I am setting up an automated Gmail account that will be capable of receiving, parsing, and sending emails as well as having some access to users' Google calendars. Using Google's quickstart guide for authorization I was able to get all the necessary functionality working. The problem is that it requires visiting a URL to give permissions to the program. It is not an issue when developing locally, but this will be deployed on a Debian droplet with no GUI or browser. I am guessing this could be handled by Selenium or Puppeteer, but there has to be a better way.
I have looked into Google's server-side authorization but that seems to involve visiting a URL as well. I have also come across service accounts, but there seems to be some concern over which APIs they can access and I'm not sure if it's the way to go for me.
Here are the scopes I am using:
https://www.googleapis.com/auth/calendar
https://www.googleapis.com/auth/gmail.readonly
https://mail.google.com/
Will a service account work for me? If not, what route should I be taking?

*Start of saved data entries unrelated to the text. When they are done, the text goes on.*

# discord/lilliput

Measured on NVIDIA H100. Metric: images_per_sec_1080p_jpeg_to_256x256_jpeg_q85, higher is better.
Workload: dtype u8

## Files before the change

### lilliput_b200/csrc/jpeg_huff_parallel.cu

```cuda
#include <cstdlib>

#include "common.cuh"
#include "kernels.cuh"

namespace lp {

__device__ unsigned long long g_huff_phase[8];
#define LP_PHASE_MARK(k)                                             \
    do {                                                             \
        if (threadIdx.x == 0) {                                      \
            const long long now_ = clock64();                        \
            atomicAdd(&g_huff_phase[k], (unsigned long long)(now_ - s_tphase)); \
            s_tphase = now_;                                         \
        }                                                            \
    } while (0)

constexpr uint32_t kMinSubBits = 1024;
constexpr uint32_t kSubPerThread = 1;
#ifndef LP_HUFF_THREADS
#define LP_HUFF_THREADS 512
#endif
constexpr int kHuffThreads = LP_HUFF_THREADS;

__constant__ uint8_t c_zigzag_p[64] = {0,  1,  8,  16, 9,  2,  3,  10, 17, 24, 32, 25, 18, 11, 4,  5,
                                       12, 19, 26, 33, 40, 48, 41, 34, 27, 20, 13, 6,  7,  14, 21, 28,
                                       35, 42, 49, 56, 57, 50, 43, 36, 29, 22, 15, 23, 30, 37, 44, 51,
                                       58, 59, 52, 45, 38, 31, 39, 46, 53, 60, 61, 54, 47, 55, 62, 63};


template <int THREADS>
__device__ __forceinline__ uint32_t block_excl_scan(uint32_t v, uint32_t* total, uint32_t* warp_sums) {
    const int lane = threadIdx.x & 31, wid = threadIdx.x >> 5;
    uint32_t inc = v;
#pragma unroll
    for (int o = 1; o < 32; o <<= 1) {
        const uint32_t t = __shfl_up_sync(0xffffffffu, inc, o);
        if (lane >= o) inc += t;
    }
    if (lane == 31) warp_sums[wid] = inc;
    __syncthreads();
    if (wid == 0) {
        uint32_t s = lane < THREADS / 32 ? warp_sums[lane] : 0;
#pragma unroll
        for (int o = 1; o < 32; o <<= 1) {
            const uint32_t t = __shfl_up_sync(0xffffffffu, s, o);
            if (lane >= o) s += t;
        }
        if (lane < THREADS / 32) warp_sums[lane] = s;
    }
    __syncthreads();
    const uint32_t base = wid ? warp_sums[wid - 1] : 0;
    *total = warp_sums[THREADS / 32 - 1];
    __syncthreads();
    return base + inc - v;
}
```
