int launch_sk(SkArgs& a, const SkPlan& p, const float* bias, unsigned short* y, long long ypitch, float slope, hipStream_t s) {
  a.nsplit = p.nsplit; a.per_split = p.per_split; a.tiles_m = p.tiles_m; a.tiles_n = p.tiles_n;
  const long long tiles = (long long)p.tiles_m * p.tiles_n;
  long long blocks;
  if (p.nsplit >= 8) blocks = tiles * p.nsplit;
  else {
    const int per = 8 / p.nsplit;
    blocks = ((tiles + per - 1) / per) * 8;
  }
  if (blocks > 0x7fffffffLL) return XPT_ERR_SHAPE;
  XPT_BEGIN_LAUNCH();
  if (p.rn == 2 && g_sk_waves == 8) hipLaunchKernelGGL((conv_splitk_kernel<2, 8>), dim3((unsigned)blocks), dim3(512), 0, s, a);
  else if (p.rn == 2) hipLaunchKernelGGL((conv_splitk_kernel<2, 4>), dim3((unsigned)blocks), dim3(256), 0, s, a);
  else hipLaunchKernelGGL((conv_splitk_kernel<1, 4>), dim3((unsigned)blocks), dim3(256), 0, s, a);
  const long long Mout = a.quad ? a.M / 4 : a.M;
  const long long threads = Mout * ((a.N + 3) / 4);
  if (g_sk_skip_finish) return xpt_launch_status();
  const dim3 fgrid((unsigned)((threads + 255) / 256));
#define SK_FINISH(NS) hipLaunchKernelGGL(conv_splitk_finish_kernel<NS>, fgrid, dim3(256), 0, s, a.part, bias, y, ypitch, (unsigned)Mout, \
                                         a.M, a.N, a.quad, slope)
  switch (p.nsplit) {
    case 1: SK_FINISH(1); break;
    case 2: SK_FINISH(2); break;
    case 4: SK_FINISH(4); break;
    case 8: SK_FINISH(8); break;
    default: SK_FINISH(16); break;
  }
#undef SK_FINISH
  return xpt_launch_status();
}

}

extern "C" int xpt_conv2d_splitk_tune(int enable, int force_split, int min_k, int max_pixels) {
  if (force_split < 0 || force_split > 16 || min_k < 0 || max_pixels < 0) return XPT_ERR_ARG;
  g_sk_enable = enable != 0;
  g_sk_skip_finish = enable == 2;
  if (enable >= 4) { g_sk_waves = enable; g_sk_enable = 1; }
  g_sk_force_split = force_split;
  if (min_k > 0) g_sk_min_k = min_k;
  if (max_pixels > 0) g_sk_max_pixels = max_pixels;
  return XPT_OK;
}

extern "C" size_t xpt_conv2d_splitk_workspace_floats(long long pixels, int out_channels, int red_channels, int taps, int stride) {
  if (stride != 1) return 0;
  const SkPlan p = sk_plan(pixels, out_channels, red_channels, taps);
  return p.nsplit ? (size_t)p.nsplit * (size_t)pixels * (size_t)out_channels : 0;
}

extern "C" int xpt_conv2d_fwd_splitk(const void* x, const void* w, const float* bias, void* y, int B, int PH, int PW, int C,
                                     long long xpitch, int N, int KH, int KW, int pad_t, int pad_l, int OH, int OW,
                                     long long ypitch, int upsample, float slope, float* workspace, size_t workspace_floats,
                                     void* stream) {
  XPT_CHECK_PTR(x); XPT_CHECK_PTR(w); XPT_CHECK_PTR(y); XPT_CHECK_PTR(workspace);
  if (B <= 0 || PH <= 0 || PW <= 0 || C <= 0 || N <= 0 || KH <= 0 || KW <= 0 || OH <= 0 || OW <= 0) return XPT_ERR_SHAPE;
  if (C % 8 != 0 || xpitch < C || xpitch % 8 != 0 || ypitch < N || ((uintptr_t)x) % 16 != 0 || ((uintptr_t)w) % 16 != 0 ||
      ((uintptr_t)workspace) % 16 != 0)
    return XPT_ERR_ARG;
  if ((upsample != 0 && upsample != 1) || pad_t < 0 || pad_l < 0) return XPT_ERR_ARG;
  SkArgs a{};
  a.x = (const unsigned short*)x; a.w = (const unsigned short*)w; a.part = workspace;
  a.xpitch = xpitch;
  a.B = B; a.PH = PH; a.PW = PW; a.shift = upsample; a.Hlim = PH << upsample; a.Wlim = PW << upsample;
  a.C = C; a.N = N; a.KH = KH; a.KW = KW;
  a.sgn = 1; a.off_h = -pad_t; a.off_w = -pad_l;
  a.OH = OH; a.OW = OW; a.quad = 0;
  a.M = (long long)B * OH * OW;
  a.npieces = KH * KW * (C / 8);
  if ((long long)(OH - 1) - pad_t >= a.Hlim || (long long)(OW - 1) - pad_l >= a.Wlim) return XPT_ERR_SHAPE;
  a.xbytes = ((long long)B * PH * PW - 1) * xpitch * 2 + (long long)C * 2;
  a.wbytes = (long long)N * KH * KW * C * 2;
  if (a.xbytes >= (1LL << 30) || a.wbytes >= (1LL << 30)) return XPT_ERR_SHAPE;
  const SkPlan p = sk_plan(a.M, N, C, KH * KW);
  if (!p.nsplit) return XPT_ERR_ARG;
  if (workspace_floats < (size_t)p.nsplit * (size_t)a.M * (size_t)N) return XPT_ERR_WORKSPACE;
  return launch_sk(a, p, bias, (unsigned short*)y, ypitch, slope, (hipStream_t)stream);
}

In order to access private user data behind a gmail account. Your application needs the permission of the owner of that account. or rather their consent to access the data. This is why the user is shown the consent screen.
What you can do is verify your application once and then store the refresh token and use that up on your server. You should also know that apps that are in the testing the refresh tokens expire after seven days. So you will either need authorize it once a week or set it in production and possibly apply for varication.
You should know that using Gmail API, with Oauth2. To have your application verified is going to cost you between 15k and 75k each year for the security audit.
In order to use service accounts with the Gmail api you need to have a google workspace account and you need to set up domain wide delegation to the service account.
Have you considered going though the SMTP server?